Hey ecirtap. I'm actually looking for a web host at the moment. I had a look at Dreamhost's site. Some freakin amazing deals. actually, seems a little too good to be true. Are there any hidden charged, contracts, or limitations that aren't obvious?

I mean, 20GB storage, unlimited databases, a free domain...all 7.95 per month?! And the sorage space goes up 160MB per week, too! That's _sounds_ dodgy. 

Are they above board?





			
				mdnky said:
			
		

> The code output by iWeb is almost as nasty as that output by FrontPage.  Definitely not a good thing, but it could be worse I guess.



Well, any auto-generated HTML is going to challenge web standards. Do they use tables or CSS? please tell me it doesn't generate tables. please!!



as for the hitcounter...unless your website is a tribute to the 1990's, dont use them.


----------



## ecirtap (Jan 15, 2006)

Hi "Thank The Cheese"

>Hey ecirtap. I'm actually looking for a web host at the moment. I had a 
>look at Dreamhost's site. Some freakin amazing deals. actually, seems a 
>little too good to be true. Are there any hidden charged, contracts, or 
>limitations that aren't obvious?

Believe me: no hidden charges, nothing. (They'll only start charging extra if you go over your bandwidth limit and the likes: like any other webhost.)
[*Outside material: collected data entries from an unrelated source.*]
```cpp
#ifndef GYS_RESP_DBG
#define GYS_RESP_DBG 0
#endif
#ifndef GYS_GH_PER_WAVE
#define GYS_GH_PER_WAVE 0
#endif
#define GYS_GH_STRIDE 17u
#define GYS_HQ_CAP 512u
#define GYS_DST_BIAS 65536ull
#ifndef GYS_OPAQUE_LOADED4
#define GYS_OPAQUE_LOADED4(a) asm volatile("" : "+v"(a[0]), "+v"(a[1]), "+v"(a[2]), "+v"(a[3]))
#endif
#ifndef GYS_EV_NT
// ... 43 lines not shown
	constexpr bool DBG = GYS_RESP_DBG != 0;
	constexpr bool V6 = MODE == 2;
	constexpr uint32_t SW = V6 ? GYS_EV6_WORDS : 3u;
	static_assert(MODE == 0 || TPT != 32, "the register-prefetch form exists for the plain IPv4 instance only");
	GYS_DYN_LDS(uint64_t, s_dyn);
	__shared__ uint32_t s_wsum[T / 64];
	__shared__ uint32_t s_drop[2];
	__shared__ uint32_t s_floor[2];
	__shared__ uint32_t s_fqm[4];
	__shared__ unsigned long long s_gh[16 * GYS_GH_STRIDE];
	__shared__ int32_t s_gmax;
	__shared__ uint32_t s_bk[GYS_BUCKET_LUT ? 256 : 1];
	__shared__ uint32_t s_hq[SPILL ? 1 : GYS_HQ_CAP];
	__shared__ uint32_t s_hqn;
	__shared__ FinWg s_fin;
	__shared__ uint32_t s_park[64];
	if (GYS_BUCKET_LUT && !SPILL) resp_bucket_lut_init(s_bk, threadIdx.x, T);
	const uint32_t Lc = p.lds_key_entries;
	uint64_t *s_tbl = s_dyn;
	uint64_t *s_dst = s_dyn + p.lds_tbl_entries + 2u;
	uint32_t *s_cur = (uint32_t *)(s_dst + Lc);
	uint32_t *s_slot = s_cur + Lc;
	uint32_t *s_ts2 = s_slot + Lc;
	uint32_t *s_val = s_ts2 + 2u * Lc;
	uint16_t *s_key = (uint16_t *)(s_val + TILE + 2u);
	const uint32_t tid = threadIdx.x, lane = tid & 63u, wave = tid >> 6;
	const gys_resp_seg seg = p.segs[blockIdx.x];
	const uint64_t e0 = seg.first_event;
	uint32_t nx = blockIdx.x + 1;
	if (seg.reserved)
		while (nx < p.nsegs && p.segs[nx].reserved && p.segs[nx].host_slot == seg.host_slot && p.segs[nx].first_event == e0) ++nx;
	uint64_t e1 = nx < p.nsegs ? p.segs[nx].first_event : p.n;
	if (e1 > p.n) e1 = p.n;
	if (e1 <= e0) return;
	if (SPILL && p.host_spill[seg.host_slot] != p.spill_stamp) return;
	const HostDesc hd = p.hdesc[seg.reserved ? seg.reserved - 1u : seg.host_slot];
	const uint32_t mask = hd.mask, L = hd.nlst;
	for (uint32_t i = tid; i <= mask; i += T) s_tbl[i] = p.htbl[hd.tbl_off + i];
	for (uint32_t k = tid; k < L; k += T) {
		const uint32_t slot = p.hlst[hd.lst_off + k];
		const uint32_t c = p.td_cur[slot];
		s_slot[k] = slot;
		s_cur[k] = SPILL ? (c & GYS_RESPILL_BIT) : c;
		s_ts2[k] = 0;
		s_ts2[Lc + k] = 0;
	}
	if (tid < 2) s_drop[tid] = 0;
	if (tid < 16u * GYS_GH_STRIDE) s_gh[tid] = 0;
	if (tid == 0) {
		s_hqn = 0;
		s_floor[0] = SPILL ? 0u : 0xFFFFFFFFu;
		s_floor[1] = 0xFFFFFFFFu;
		s_gmax = INT32_MIN;
		s_tbl[mask + 1u] = p.htbl[hd.tbl_off];
		s_val[TILE] = 0;
		s_key[TILE] = 0;
	}
	__syncthreads();
	if (!SPILL) {
		if (e1 - e0 >= 4096u) {
			uint32_t mn = 0xFFFFFFFFu;
			const uint4 *h4 = (const uint4 *)p.hll32;
			for (uint32_t i = tid; i < (1u << GYS_HLL_P) / 4u; i += T) {
				const uint4 v = h4[i];
				mn = min(min(mn, min(v.x, v.y)), min(v.z, v.w));
			}
			mn = wave_min_u32(mn);
			if (lane == 0) atomicMin(&s_floor[0], mn);
		} else if (tid == 0) {
			s_floor[0] = 0;
		}
		__syncthreads();
		if (tid == 0) s_floor[1] = s_floor[0];
// ... 33 lines not shown
			const uint32_t oo = o < lim ? o : 0u;
			n0[u] = base[3u * oo];
			n1[u] = base[3u * oo + 1u];
			n2[u] = base[3u * oo + 2u];
		}
	};
	if (PF) {
		const uint64_t left0 = e1 - e0;
		pf_issue(p.ev + 3u * e0, 0u, left0 < (uint64_t)TILE ? (uint32_t)left0 : TILE);
	}
	GYS_TICK(10);
	for (uint64_t t0 = e0; t0 < e1; t0 += TILE, ++tile_no) {
		GYS_RESP_P_RELOAD();
		uint32_t *const s_ts = s_ts2 + (tile_no & 1u) * Lc;
		if (DMA) __syncthreads();
#if GYS_PARK_INDEX
#if defined(__HIP_DEVICE_COMPILE__)
		typedef uint32_t park_ix_t;
#else
		typedef ptrdiff_t park_ix_t;
#endif
		const park_ix_t park_ix = (park_ix_t)(&s_park[lane] - s_ts);
#endif
		if (!SPILL) hll_floor = (uint32_t)__builtin_amdgcn_readfirstlane((int)s_floor[tile_no & 1u]);
		const uint64_t left = e1 - t0;
		const uint32_t rem = left < (uint64_t)TILE ? (uint32_t)left : TILE;
		const uint64_t *const tb = p.ev + (uint64_t)SW * t0;
		uint32_t wd[TPT], lr[TPT];
#pragma unroll
		for (int u = 0; u < TPT; ++u) {
			wd[u] = GYS_EV_DROPPED;
			lr[u] = 0;
		}
#pragma unroll 1
		for (int g = 0; g < TPT; g += 4) {
			if ((uint32_t)g * T >= rem) break;
			uint64_t w0[4], w1[4], w2[4];
			bool in[4];
// ... 107 lines not shown
					nb = tb + 3u * TILE; nlim = left2 < (uint64_t)TILE ? (uint32_t)left2 : TILE; nfirst = 0;
				}
				if (nb != nullptr && lane < 48u) {
					const uint32_t pu = lane / 12u, pl = lane - 12u * pu;
					const uint32_t ev0 = nfirst + pu * T + (tid & ~63u);
					const uint32_t byte = 24u * ev0 + 128u * pl;
					if (byte + 4u <= 24u * nlim) {
						const char *pa = (const char *)nb + byte;
						asm volatile("global_load_dword %0, %1, off" : "=v"(pf_sink) : "v"(pa) : "memory");
					}
				}
			}
#endif
			uint32_t tresp[4], local[4];
			uint64_t ea[4], eb[4];
			bool ok[4], more[4];
#pragma unroll
			for (int u = 0; u < 4; ++u) {
				const uint32_t netns = (uint32_t)w1[u];
				const uint32_t sport = (uint32_t)bswap16((uint16_t)(w1[u] >> 32));
				tresp[u] = (uint32_t)w2[u] - (uint32_t)(w2[u] >> 32);
				const bool range_ok = tresp[u] <= 1000000u;
				if (in[u] && !range_ok && hd.part == 0u) ndrop_range++;
				const uint32_t hk = host_tbl_hash(netns, sport);
				const bool mine = (hk & (hd.pmask << 21)) == (hd.part << 21);
				ok[u] = in[u] && range_ok && mine;
				const uint32_t h = host_tbl_slot(hk, mask);
				ea[u] = s_tbl[h];
				eb[u] = s_tbl[h + 1u];
			}
#pragma unroll
			for (int u = 0; u < 4; ++u) {
				const uint32_t netns = (uint32_t)w1[u], sport = (uint32_t)bswap16((uint16_t)(w1[u] >> 32));
				const uint32_t alo = (uint32_t)ea[u], ahi = (uint32_t)(ea[u] >> 32), blo = (uint32_t)eb[u], bhi = (uint32_t)(eb[u] >> 32);
#if GYS_PROBE_XOR
				const uint32_t sp16 = sport << 16, xa = alo ^ sp16, xb = blo ^ sp16;
				const bool hit_a = ahi == netns && xa < 0xFFFFu, hit_b = bhi == netns && xb < 0xFFFFu;
				uint32_t l = hit_b ? xb : GYS_NOSLOT;
				l = hit_a ? xa : l;
				local[u] = l;
				more[u] = ok[u] && !hit_a && !hit_b;
#else
				const bool hit_a = ahi == netns && (alo >> 16) == sport, hit_b = bhi == netns && (blo >> 16) == sport;
				const bool end_a = (alo & ahi) == 0xFFFFFFFFu, end_b = (blo & bhi) == 0xFFFFFFFFu;
				uint32_t l = (hit_b && !end_a) ? (blo & 0xFFFFu) : GYS_NOSLOT;
				l = hit_a ? (alo & 0xFFFFu) : l;
				local[u] = l;
				more[u] = ok[u] && !hit_a && !hit_b && !end_a && !end_b;
#endif
			}
#ifdef GYS_RESP_TIMING
			asm volatile("" : "+v"(local[0]), "+v"(local[1]), "+v"(local[2]), "+v"(local[3]));
#endif
			GYS_TICK(1);
#if GYS_PROBE_JOINT
			if (more[0] || more[1] || more[2] || more[3]) {
				uint32_t hh[4];
#pragma unroll
				for (int u = 0; u < 4; ++u)
					hh[u] = (host_tbl_slot(host_tbl_hash((uint32_t)w1[u], (uint32_t)bswap16((uint16_t)(w1[u] >> 32))), mask) + 2u) & mask;
				for (uint32_t probes = 2; probes <= mask; ++probes) {
					uint64_t e[4];
#pragma unroll
					for (int u = 0; u < 4; ++u) e[u] = s_tbl[hh[u]];
#pragma unroll
					for (int u = 0; u < 4; ++u) {
						const uint64_t key48 = ((uint64_t)(uint32_t)w1[u] << 16) | (uint64_t)bswap16((uint16_t)(w1[u] >> 32));
						const bool hit = (e[u] >> 16) == key48 && e[u] != GYS_HOST_TBL_EMPTY;
						if (more[u] && hit) local[u] = (uint32_t)(e[u] & 0xFFFFu);
						more[u] = more[u] && !hit && e[u] != GYS_HOST_TBL_EMPTY;
						hh[u] = more[u] ? ((hh[u] + 1u) & mask) : hh[u];
					}
					if (!(more[0] || more[1] || more[2] || more[3])) break;
				}
			}
#else
#pragma unroll
			for (int u = 0; u < 4; ++u) {
				if (more[u]) {
					const uint64_t key48 = ((uint64_t)(uint32_t)w1[u] << 16) | (uint64_t)bswap16((uint16_t)(w1[u] >> 32));
					uint32_t h = (host_tbl_slot(host_tbl_hash((uint32_t)(key48 >> 16), (uint32_t)(key48 & 0xFFFFu)), mask) + 2u) & mask;
					for (uint32_t probes = 2; probes <= mask; ++probes) {
						const uint64_t e = s_tbl[h];
						if ((e >> 16) == key48) {
							local[u] = (uint32_t)(e & 0xFFFFu);
							break;
						}
						if (e == GYS_HOST_TBL_EMPTY) break;
						h = (h + 1) & mask;
					}
				}
			}
#endif
#ifdef GYS_RESP_TIMING
			asm volatile("" : "+v"(local[0]), "+v"(local[1]), "+v"(local[2]), "+v"(local[3]));
#endif
			GYS_TICK(2);
			if (MODE != 0) {
#pragma unroll
				for (int u = 0; u < 4; ++u) {
					if (ok[u] && local[u] != GYS_NOSLOT && (local[u] & GYS_LOCAL_GROUP)) {
						uint32_t e32, e128[4] = {0u, 0u, 0u, 0u}, lc = 0, sl = 0;
						if (V6) {
							const uint32_t o = (uint32_t)(g + u) * T + tid;
							const uint64_t x0 = tb[GYS_EV6_WORDS * o], x1 = tb[GYS_EV6_WORDS * o + 1u];
							e128[0] = (uint32_t)x0; e128[1] = (uint32_t)(x0 >> 32); e128[2] = (uint32_t)x1; e128[3] = (uint32_t)(x1 >> 32);
							e32 = ip6_embedded_v4(e128);
						} else {
							e32 = (uint32_t)w0[u];
						}
						local[u] = cand_resolve(p.cand + hd.cand_off, local[u] & (GYS_LOCAL_GROUP - 1u), e32, e128, &lc, &sl) ? lc : GYS_NOSLOT;
					}
// ... 16 lines not shown
			}
			uint32_t bk[4], rk12[4];
#pragma unroll
			for (int u = 0; u < 4; ++u) {
				const uint32_t dport = (uint32_t)bswap16((uint16_t)(w1[u] >> 48));
				nwd[u] = kept[u] ? ((tresp[u] << GYS_ROW_BITS) | (V6 ? GYS_ROW_V6 : 0u) | (dport & 0x1Fu)) : GYS_EV_DROPPED;
				bk[u] = 15u;
				if (!SPILL) {
					const uint32_t b = resp_bucket_lut(s_bk, tresp[u]);
					bk[u] = kept[u] ? b : 15u;
				}
			}
			if (SPILL && !(kept[0] || kept[1] || kept[2] || kept[3])) continue;
#pragma unroll
			for (int u = 0; u < 4; ++u) {
#if GYS_PARK_INDEX
				const park_ix_t ci = (kept[u] && !(DBG && (p.dbg & 16u))) ? (park_ix_t)nlr[u] : park_ix;
				rk12[u] = atomicAdd(&s_ts[ci], 1u);
#else
				uint32_t *const cell = (kept[u] && !(DBG && (p.dbg & 16u))) ? &s_ts[nlr[u]] : &s_park[lane];
				rk12[u] = atomicAdd(cell, 1u);
#endif
			}
			GYS_TICK(3);
			if (!SPILL) {
#pragma unroll
				for (int u = 0; u < 4; ++u) {
					if (!(DBG && (p.dbg & 8u))) atomicAdd(&s_gh[(GYS_GH_PER_WAVE ? wave : (lane & 15u)) * GYS_GH_STRIDE + bk[u]], (1ull << 40) | (unsigned long long)tresp[u]);
					wmax = max(wmax, (int32_t)nwd[u]);
				}
				GYS_OPAQUE_LOADED4(w0);
			}
#pragma unroll
			for (int u = 0; u < 4; ++u) {
				const uint32_t saddr = (uint32_t)w0[u], daddr = (uint32_t)(w0[u] >> 32);
				const uint16_t sport = bswap16((uint16_t)(w1[u] >> 32)), dport = bswap16((uint16_t)(w1[u] >> 48));
				hrank[u] = 0;
// ... 3175 lines not shown
```

gyeeta_amd/engine.py:

```python
import ctypes as C

import numpy as np

from . import capi, wire

_TORCH_DTYPES = None


def _torch_dtypes():
    global _TORCH_DTYPES
    if _TORCH_DTYPES is None:
        import torch
        _TORCH_DTYPES = {0: torch.uint8, 1: torch.int32, 2: torch.int64}
    return _TORCH_DTYPES


def allreduce_sections(sections, group=None):
    import torch.distributed as dist
    if not (dist.is_available() and dist.is_initialized()) or dist.get_world_size(group) == 1:
        return
    for t, op in sections:
        dist.all_reduce(t, op=dist.ReduceOp.MAX if op == 0 else dist.ReduceOp.SUM, group=group)
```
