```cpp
__global__ void __launch_bounds__(64) nlr_resample_kernel(ResampleParams P) {
    extern __shared__ __align__(16) float lds[];
    const uint32_t ray = blockIdx.x;
    const int lane = threadIdx.x;
    const uint32_t n = P.n_prev;
    const bool dilate = (n > 0) && (P.dilation > 0.0f);

    float *tt;
    float *ww;
    uint32_t m;
    float *scratch;

    if (n == 0) {
        tt = lds;
        ww = lds + 2;
        if (lane == 0) {
            tt[0] = 0.0f;
            tt[1] = 1.0f;
            ww[0] = 1.0f;
        }
        m = 1;
        scratch = lds + 4;
    } else {
        float *t = lds;
        float *p = t + (n + 1);
        const float *ps = P.prev_sdist + (size_t)ray * (n + 1);
        const float *pw = P.prev_weights + (size_t)ray * n;
        for (uint32_t i = lane; i <= n; i += 64) t[i] = ps[i];
        for (uint32_t i = lane; i < n; i += 64) p[i] = pw[i];
        __syncthreads();
        if (!dilate) {
            tt = t;
            ww = p;
            m = n;
            scratch = p + n;
        } else {
            float *U = p + n;
            float *W = U + (3 * n + 2);
            float *Mx = W + 3 * n;
            const float d = P.dilation;
            for (uint32_t j = lane; j < n; j += 64) p[j] = p[j] / fmaxf(t[j + 1] - t[j], NLR_EPS);
            auto count = [&](uint32_t len, auto pred) {
                uint32_t lo = 0, hi = len;
                while (lo < hi) {
                    const uint32_t mid = (lo + hi) >> 1;
                    if (pred(mid)) lo = mid + 1; else hi = mid;
                }
                return lo;
            };
            for (uint32_t i = lane; i <= 3 * n; i += 64) {
                float v;
                uint32_t r;
                if (i <= n) {
                    v = t[i];
                    r = i + count(n, [&](uint32_t q) { return (t[q] - d) < v; }) + count(n, [&](uint32_t q) { return (t[q + 1] + d) < v; });
                } else if (i <= 2 * n) {
                    const uint32_t o = i - (n + 1);
                    v = t[o] - d;
                    r = o + count(n + 1, [&](uint32_t q) { return t[q] <= v; }) + count(n, [&](uint32_t q) { return (t[q + 1] + d) < v; });
                } else {
                    const uint32_t o = i - (2 * n + 1);
                    v = t[o + 1] + d;
                    r = o + count(n + 1, [&](uint32_t q) { return t[q] <= v; }) + count(n, [&](uint32_t q) { return (t[q] - d) <= v; });
                }
                U[r] = fminf(fmaxf(v, 0.0f), 1.0f);
            }
            uint32_t LV = 1;
            while ((2u << (LV - 1)) <= n) ++LV;
            __syncthreads();
            for (uint32_t l = 1; l < LV; ++l) {
                const float *src = l == 1 ? p : Mx + (size_t)(l - 2) * n;
                float *dst = Mx + (size_t)(l - 1) * n;
                const uint32_t h2 = 1u << (l - 1);
                for (uint32_t j = lane; j < n; j += 64) {
                    const uint32_t j2 = j + h2 < n ? j + h2 : n - 1;
                    dst[j] = fmaxf(src[j], src[j2]);
                }
                __syncthreads();
            }
            float part = 0.0f;
            for (uint32_t k = lane; k < 3 * n; k += 64) {
                const float tk = U[k];
                const uint32_t j1 = count(n, [&](uint32_t q) { return (t[q] - d) <= tk; });
                const uint32_t j0 = count(n, [&](uint32_t q) { return (t[q + 1] + d) <= tk; });
                float best = 0.0f;
                if (j0 < j1) {
                    const uint32_t len = j1 - j0, l = 31u - (uint32_t)__clz((int)len);
                    const float *row = l == 0 ? p : Mx + (size_t)(l - 1) * n;
                    best = fmaxf(best, fmaxf(row[j0], row[j1 - (1u << l)]));
                }
                const float wk = best * (U[k + 1] - tk);
                W[k] = wk;
                part += wk;
            }
            const float tot = fmaxf(nlr_wave_sum(part), NLR_EPS);
            __syncthreads();
            for (uint32_t k = lane; k < 3 * n; k += 64) W[k] = W[k] / tot;
            __syncthreads();
            tt = U + 1;
            ww = W + 1;
            m = 3 * n - 2;
            scratch = Mx + (size_t)(LV - 1) * n;
        }
    }
    __syncthreads();

    float *cw = scratch;
    float *cen = cw + (m + 1);
    float mx = -INFINITY;
    for (uint32_t k = lane; k < m; k += 64) {
        const float lg = (tt[k + 1] > tt[k]) ? P.anneal * logf(ww[k] + P.pad) : -INFINITY;
        cw[k + 1] = lg;
        mx = fmaxf(mx, lg);
    }
    mx = nlr_wave_max(mx);
    float se = 0.0f;
    for (uint32_t k = lane; k < m; k += 64) {
        const float e = expf(cw[k + 1] - mx);
        cw[k + 1] = e;
        se += e;
    }
    se = nlr_wave_sum(se);
    __syncthreads();
    {
        const uint32_t per = (m + 63) / 64;
        const uint32_t b0 = lane * per;
        float run = 0.0f;
        for (uint32_t i = 0; i < per; ++i) {
            const uint32_t k = b0 + i;
            if (k < m) run += cw[k + 1] / se;
        }
        const float incl = nlr_wave_incl_scan_add(run, lane);
        float base = incl - run;
        float prevmax = nlr_wave_incl_scan_max(incl, lane);
        prevmax = __shfl_up(prevmax, 1, 64);
        if (lane == 0) prevmax = 0.0f;
        __syncthreads();
        float acc = base;
        float hi = prevmax;
        for (uint32_t i = 0; i < per; ++i) {
            const uint32_t k = b0 + i;
            if (k < m) {
                acc += cw[k + 1] / se;
                hi = fmaxf(hi, acc);
                cw[k + 1] = (k + 1 == m) ? 1.0f : fminf(hi, 1.0f);
            }
        }
        if (lane == 0) cw[0] = 0.0f;
    }
    __syncthreads();

    const float jit = P.jitter ? P.jitter[ray] * P.max_jitter : 0.0f;
    for (uint32_t k = lane; k < P.S; k += 64) {
        const float u = P.jitter ? P.u[k] + jit : P.u[k];
        uint32_t lo = 0, hi = m + 1;
        while (lo < hi) {
            const uint32_t mid = (lo + hi) >> 1;
            if (cw[mid] <= u) lo = mid + 1; else hi = mid;
        }
        const uint32_t i0 = lo > 0 ? (lo - 1 > m ? m : lo - 1) : 0;
        const uint32_t i1 = lo > m ? m : lo;
        const float x0 = cw[i0], x1 = cw[i1];
        float off = (u - x0) / (x1 - x0);
        if (off != off) off = 0.0f;
        off = fminf(fmaxf(off, 0.0f), 1.0f);
        cen[k] = tt[i0] + off * (tt[i1] - tt[i0]);
    }
    __syncthreads();

    const float nearv = P.near[ray], farv = P.far[ray];
    const float s_near = nlr_warp_fwd(nearv, P.lam, P.lam1, P.c_fwd);
    const float s_far = nlr_warp_fwd(farv, P.lam, P.lam1, P.c_fwd);
    float *so = P.sdist + (size_t)ray * (P.S + 1);
    float *to = P.tdist ? P.tdist + (size_t)ray * (P.S + 1) : nullptr;
    for (uint32_t k = lane; k <= P.S; k += 64) {
        float s;
        if (k == 0) {
            const float mid0 = (cen[1] + cen[0]) / 2.0f;
            s = fmaxf(2.0f * cen[0] - mid0, 0.0f);
        } else if (k == P.S) {
            const float midl = (cen[P.S - 1] + cen[P.S - 2]) / 2.0f;
            s = fminf(2.0f * cen[P.S - 1] - midl, 1.0f);
        } else {
            s = (cen[k] + cen[k - 1]) / 2.0f;
        }
        so[k] = s;
        if (to) to[k] = nlr_warp_inv(s * s_far + (1.0f - s) * s_near, P.lam, P.lam1, P.inv_exp);
    }
}

static void linspace_f32(float start, float end, uint32_t n, float *out) {
    if (n == 1) {
        out[0] = start;
        return;
    }
    const float step = (end - start) / (float)(n - 1);
    const uint32_t half = n / 2;
    for (uint32_t i = 0; i < n; ++i) out[i] = i < half ? start + step * (float)i : end - step * (float)(n - 1 - i);
}

extern "C" void nlr_sample_u(uint32_t n, int rand, float *u_host, float *max_jitter) {
    const double eps = (double)NLR_EPS;
    if (!rand) {
        const double pad = 1.0 / (2.0 * n);
        linspace_f32((float)pad, (float)(1.0 - pad - eps), n, u_host);
        if (max_jitter) *max_jitter = 0.0f;
    } else {
        const double u_max = eps + (1.0 - eps) / n;
        linspace_f32(0.0f, (float)(1.0 - u_max), n, u_host);
        if (max_jitter) *max_jitter = (float)((1.0 - u_max) / (n - 1) - eps);
    }
}

int nlr_launch_resample(const float *prev_sdist, const float *prev_weights, uint32_t n_prev, float dilation, float anneal,
                        float pad, uint32_t S, const float *u_dev, const float *jitter, float max_jitter, const float *near,
                        const float *far, float lam, uint32_t N, float *sdist, float *tdist, hipStream_t st) {
    NLR_CHECK_ARG(S >= 2, "num_samples must be > 1, is %u", S);
    NLR_CHECK_ARG(S <= 1024 && n_prev <= 512, "resample: S=%u / n_prev=%u beyond the LDS budget", S, n_prev);
    NLR_CHECK_ARG((n_prev == 0) || (prev_sdist && prev_weights), "resample: previous level tensors are NULL");
    ResampleParams P;
    memset(&P, 0, sizeof(P));
    P.prev_sdist = prev_sdist;
    P.prev_weights = prev_weights;
    P.n_prev = n_prev;
    P.dilation = dilation;
    P.anneal = anneal;
    P.pad = pad;
    P.S = S;
    P.u = u_dev;
    P.jitter = jitter;
    P.max_jitter = max_jitter;
    P.near = near;
    P.far = far;
    P.lam = lam;
    P.lam1 = fabsf(lam - 1.0f);
    P.c_fwd = (float)(fabs((double)lam - 1.0) / (double)lam);
    P.inv_exp = (float)(1.0 / (double)lam);
    P.N = N;
    P.sdist = sdist;
    P.tdist = tdist;
    const bool dilate = n_prev > 0 && dilation > 0.0f;
    size_t fl;
    uint32_t m;
    if (n_prev == 0) {
        fl = 4;
        m = 1;
    } else if (!dilate) {
        fl = 2 * (size_t)n_prev + 1;
        m = n_prev;
    } else {
        uint32_t lv = 1;
        while ((2u << (lv - 1)) <= n_prev) ++lv;
        fl = 2 * (size_t)n_prev + 1 + (3 * (size_t)n_prev + 2) + 3 * (size_t)n_prev + (size_t)(lv - 1) * n_prev;
        m = 3 * n_prev - 2;
    }
    fl += (m + 1) + S + 8;
    const size_t lds_bytes = fl * sizeof(float);
    NLR_CHECK_ARG(lds_bytes <= 64 * 1024, "resample: LDS need %zu B > 64 KiB", lds_bytes);
    hipLaunchKernelGGL(nlr_resample_kernel, dim3(N), dim3(64), lds_bytes, st, P);
    NLR_LAUNCH_CHECK("nlr_resample_kernel");
    return NLR_OK;
}

extern "C" int nlr_resample_level(const float *prev_sdist, const float *prev_weights, uint32_t n_prev, float dilation,
                                  float anneal, float resample_padding, uint32_t num_samples, const float *rand_jitter,
                                  const float *near, const float *far, float power_lambda, uint32_t N, float *sdist,
                                  float *tdist, void *stream) {
    NLR_CHECK_ARG(near && far && sdist, "resample_level: NULL tensor");
    if (N == 0) return NLR_OK;
    NLR_CHECK_ARG(num_samples >= 2 && num_samples <= 1024, "num_samples must be in [2,1024], is %u", num_samples);
    hipStream_t st = (hipStream_t)stream;
    float uh[1024], mj = 0.0f;
    nlr_sample_u(num_samples, rand_jitter != nullptr, uh, &mj);
    float *u_dev = nullptr;
    NLR_HIP(hipMallocAsync((void **)&u_dev, num_samples * sizeof(float), st));
    NLR_HIP(hipMemcpyAsync(u_dev, uh, num_samples * sizeof(float), hipMemcpyHostToDevice, st));
    NLR_HIP(hipStreamSynchronize(st));
    int rc = nlr_launch_resample(prev_sdist, prev_weights, n_prev, dilation, anneal, resample_padding, num_samples, u_dev,
                                 rand_jitter, mj, near, far, power_lambda, N, sdist, tdist, st);
    (void)hipFreeAsync(u_dev, st);
    return rc;
}
```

Also, the domain you register is *owned by you*, not by them! (A lot of the dodgy webhosts offer free domain-registration, but register it in their name, so if you ever want to move to another host, you'll have to buy the domain off them!)

The Dreamhost people are really cool; plus the customer support is also good - you will usually get a reply within less than 24 hours. (Sometimes they are even online and you can IM with them!)

>I mean, 20GB storage, unlimited databases, a free domain...all 7.95 per 
>month?! And the sorage space goes up 160MB per week, too! That's 
>sounds dodgy. 

They do come up with all those weird deals, but they are for real!

The best thing also: you have a 97-day money back guarantee!!! So, nothing to lose, really...!

>Are they above board?

I have been with them for more than 2 years, and so far been very happy.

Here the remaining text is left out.